Animation of the first year of life in freshwater for an adult Chinook salmon. Where this fish likely lived from the time it was born up to the point when it migrated to the ocean were determined by matching the chemical signatures across the watershed with how these were recorded in the fish’s otolith. The animation shows that during this fish’s first year of life it used a large range of habitats, including the lower Nushagak River, to achieve the total amount of growth it needed prior to migrating to the ocean.Brennan et al., Science, 2019
These chemical signatures come from isotopes of the trace element strontium, found in bedrock. Strontium’s isotopic makeup varies geographically from one tributary to another, particularly in the Nushagak basin, making it easy to tell where and when a fish spent time.
The otolith of a juvenile Chinook salmon captured in the upper Nushagak River. This otolith has been sectioned in order to expose its concentric daily growth rings.Sean Brennan/University of Washington
“The otolith is this natural archive that basically provides a transcript of how a fish moved downstream through the river network,” Schindler said. “Essentially, we’re sampling the entire watershed and letting the fish tell us where the habitat conditions were most productive in that year.”
The researchers noticed significant patterns when comparing where fish lived year to year. For example, in 2011 the northwest portion of the watershed in the Upper Nushagak was highly productive for Chinook, meaning more fish were born and gained body mass in that region. But by 2014 and 2015, the population had shifted eastward to utilize resources in the Mulchatna River and its tributaries – several that are downstream of the Pebble deposit.
The spatial pattern in the production of Chinook salmon from the Nushagak River basin shifted among different parts of the watershed year to year. Regions of high production in 2011 were located in the upper Nushagak River. In 2014, the most productive habitats shifted to the east to the Mulchatna River basinBrennan et al., Science, 2019
Similar types of shifts have been documented in a number of land- and water-based animal populations, but this is the first study to show the phenomenon at a watershed-wide scale, the authors said.
“The big thing we show is these types of dynamics are critical for stabilizing biological production through time. When you have a range of habitat available, the total production from the system tends to be more stable, reliable and resilient to environmental change,” Brennan said.

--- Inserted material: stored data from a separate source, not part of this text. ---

template <int BM, int EPI, bool GATHER>
__global__ __launch_bounds__(GTHREADS, 2) void gemm_x6p_kernel(GemmP p) {
  constexpr int BN = 128, NST = 3, TM = BM / 64, TN = 2;
  constexpr int AIMG = BM * 64, BIMG = BN * 32, STB = AIMG + 3 * BIMG;
  constexpr int NA = BM / 64, NB = 3;
  constexpr int NPW = NA + NB;
  static_assert(NPW == 4 || NPW == 5, "vmcnt table");
  __shared__ __attribute__((aligned(16))) uint8_t S[NST * STB];
  const int mt = p.M / BM, nt = p.N / BN;
  int L;
  {
    const int nwg = gridDim.x, orig = blockIdx.x, xcd = orig & 7, q = nwg >> 3, r = nwg & 7;
    L = (xcd < r ? xcd * (q + 1) : r * (q + 1) + (xcd - r) * q) + (orig >> 3);
  }
  const int tn_ = L % nt, tm_ = (L / nt) % mt, g = L / (nt * mt);
  const int m0 = tm_ * BM, n0 = tn_ * BN;
  const int lane = threadIdx.x & 63;
  const int w = __builtin_amdgcn_readfirstlane(threadIdx.x >> 6);
  const int li = lane & 31, h = lane >> 5;
  const int wm = (w >> 1) * (BM / 2), wn = (w & 1) * (BN / 2);
  const float* __restrict__ A = p.A + g * p.ga;
  const uint16_t* __restrict__ Bp = p.bpl + g * p.gbp;
  const float* asrc[NA];
#pragma unroll
  for (int d = 0; d < NA; ++d) {
    const int r = (w * NA + d) * 16 + (lane >> 2), ch = (lane & 3) ^ ((r >> 2) & 3);
    asrc[d] = A + (GATHER ? p.a_rows[m0 + r] : (int64_t)(m0 + r)) * p.lda + 4 * ch;
  }
  const uint16_t* bsrc[NB];
#pragma unroll
  for (int d = 0; d < NB; ++d) {
    const int j = w * NB + d, r = (j & 3) * 32 + (lane >> 1), ch = (lane & 1) ^ ((r >> 3) & 1);
    bsrc[d] = Bp + (j >> 2) * p.bpl_ps + (int64_t)(n0 + r) * p.bpl_ld + 8 * ch;
  }
  const uint32_t s_lds = (uint32_t)(uintptr_t)(lds_ptr_t)S;
  auto dma = [&](const void* src, uint32_t lds_off) {
    uint32_t keep;
    asm volatile("s_mov_b32 %0, m0\n\ts_mov_b32 m0, %2\n\ts_nop 0\n\tglobal_load_lds_dwordx4 %1, off\n\ts_mov_b32 m0, %0"
                 : "=&s"(keep)
                 : "v"(src), "s"(lds_off)
                 : "memory");
  };
  auto issue = [&](int st, int k0) {
    const uint32_t base = s_lds + (uint32_t)(st * STB);
#pragma unroll
    for (int d = 0; d < NA; ++d) dma(asrc[d] + k0, __builtin_amdgcn_readfirstlane(base + (w * NA + d) * 1024));
#pragma unroll
    for (int d = 0; d < NB; ++d) dma(bsrc[d] + k0, __builtin_amdgcn_readfirstlane(base + AIMG + (w * NB + d) * 1024));
  };

  f32x16 acc[TM][TN];
#pragma unroll
  for (int i = 0; i < TM; ++i)
#pragma unroll
    for (int j = 0; j < TN; ++j)
#pragma unroll
      for (int r = 0; r < 16; ++r) acc[i][j][r] = 0.f;

  const int ns = p.K / 16;
  issue(0, 0);
  if (ns > 1) issue(1, 16);
  for (int s = 0; s < ns; ++s) {
    if (s + 1 < ns) {
      if constexpr (NPW == 5) asm volatile("s_waitcnt vmcnt(5)" ::: "memory");
      else asm volatile("s_waitcnt vmcnt(4)" ::: "memory");
    } else {
      asm volatile("s_waitcnt vmcnt(0)" ::: "memory");
    }
    __builtin_amdgcn_s_barrier();
    if (s + 2 < ns) issue((s + 2) % NST, (s + 2) * 16);
    const uint8_t* As = S + (s % NST) * STB;
    const uint8_t* Bs = As + AIMG;
    bf16x8_t a[TM][3], b[TN][3];
#pragma unroll
    for (int j = 0; j < TN; ++j) {
      const int r = wn + 32 * j + li, off = r * 32 + 16 * (h ^ ((r >> 3) & 1));
#pragma unroll
      for (int pl = 0; pl < 3; ++pl) b[j][pl] = *reinterpret_cast<const bf16x8_t*>(Bs + pl * BIMG + off);
    }
#pragma unroll
    for (int i = 0; i < TM; ++i) {
      const int r = wm + 32 * i + li, sw = (r >> 2) & 3;
      const float4 x0 = *reinterpret_cast<const float4*>(As + r * 64 + 16 * ((2 * h) ^ sw));
      const float4 x1 = *reinterpret_cast<const float4*>(As + r * 64 + 16 * ((2 * h + 1) ^ sw));
      uint32_t hh[4], mm[4], ll[4];
      x6_split2(x0.x, x0.y, hh[0], mm[0], ll[0]);
      x6_split2(x0.z, x0.w, hh[1], mm[1], ll[1]);
      x6_split2(x1.x, x1.y, hh[2], mm[2], ll[2]);
      x6_split2(x1.z, x1.w, hh[3], mm[3], ll[3]);
      uint4 vh = make_uint4(hh[0], hh[1], hh[2], hh[3]), vm = make_uint4(mm[0], mm[1], mm[2], mm[3]),
            vl = make_uint4(ll[0], ll[1], ll[2], ll[3]);
      a[i][0] = *reinterpret_cast<bf16x8_t*>(&vh);
      a[i][1] = *reinterpret_cast<bf16x8_t*>(&vm);
      a[i][2] = *reinterpret_cast<bf16x8_t*>(&vl);
    }
#pragma unroll
    for (int i = 0; i < TM; ++i)
#pragma unroll
      for (int j = 0; j < TN; ++j) acc[i][j] = x6_mma(a[i], b[j], acc[i][j]);
  }

  float* __restrict__ C = p.C + g * p.gc;
  const float* __restrict__ bias = p.bias ? p.bias + g * p.gbias : nullptr;
  const float* __restrict__ ax = epi_aux(EPI) ? p.aux + g * p.gaux : nullptr;
#pragma unroll
  for (int j = 0; j < TN; ++j) {
    const int col = n0 + wn + 32 * j + li;
    float bj = 0.f;
    if (epi_bias(EPI)) bj = bias[col];
#pragma unroll
    for (int i = 0; i < TM; ++i)
#pragma unroll
      for (int q = 0; q < 4; ++q) {
        const int row0 = m0 + wm + 32 * i + 8 * q + 4 * h;
        float* __restrict__ crow = C + (int64_t)row0 * p.ldc + col;
        float xa[4];
        if constexpr (epi_aux(EPI)) {
          const float* __restrict__ xrow = ax + (int64_t)row0 * p.ld_aux + col;
#pragma unroll
          for (int r = 0; r < 4; ++r) xa[r] = xrow[r * p.ld_aux];
        }
#pragma unroll
        for (int r = 0; r < 4; ++r) crow[r * p.ldc] = epi_apply<EPI>(acc[i][j][4 * q + r], bj, epi_aux(EPI) ? xa[r] : 0.f);
      }
  }
}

The public comment period for the Pebble Mine draft environmental impact statement recently was extended to June 29 to provide more time for groups to weigh in on the 1,400-page document.
The authors of the new study said they hope it can be used to inform the scientific analysis of the proposed mine’s impact on fish.
“Results like those we’re presenting in this paper hopefully will get people to think about what they stand to lose by starting to develop and eliminate habitat in places like the Nushagak River,” Schindler said. “The Pebble Mine environmental impact statement, which is supposed to be a mature, state-of-the-science assessment of risks, really does a poor job of assessing risks of this specific project.”
Other co-authors are Diego Fernandez at the University of Utah; Timothy Cline and Timothy Walsworth, both former UW graduate students who are now postdoctoral researchers at the University of Michigan and Utah State University, respectively; and Greg Buck at the Alaska Department of Fish and Game.
The study was funded by Bristol Bay Regional Seafood Development Association, the Bristol Bay Science Research Institute and the Arctic-Yukon-Kuskokwim Sustainable Salmon Initiative.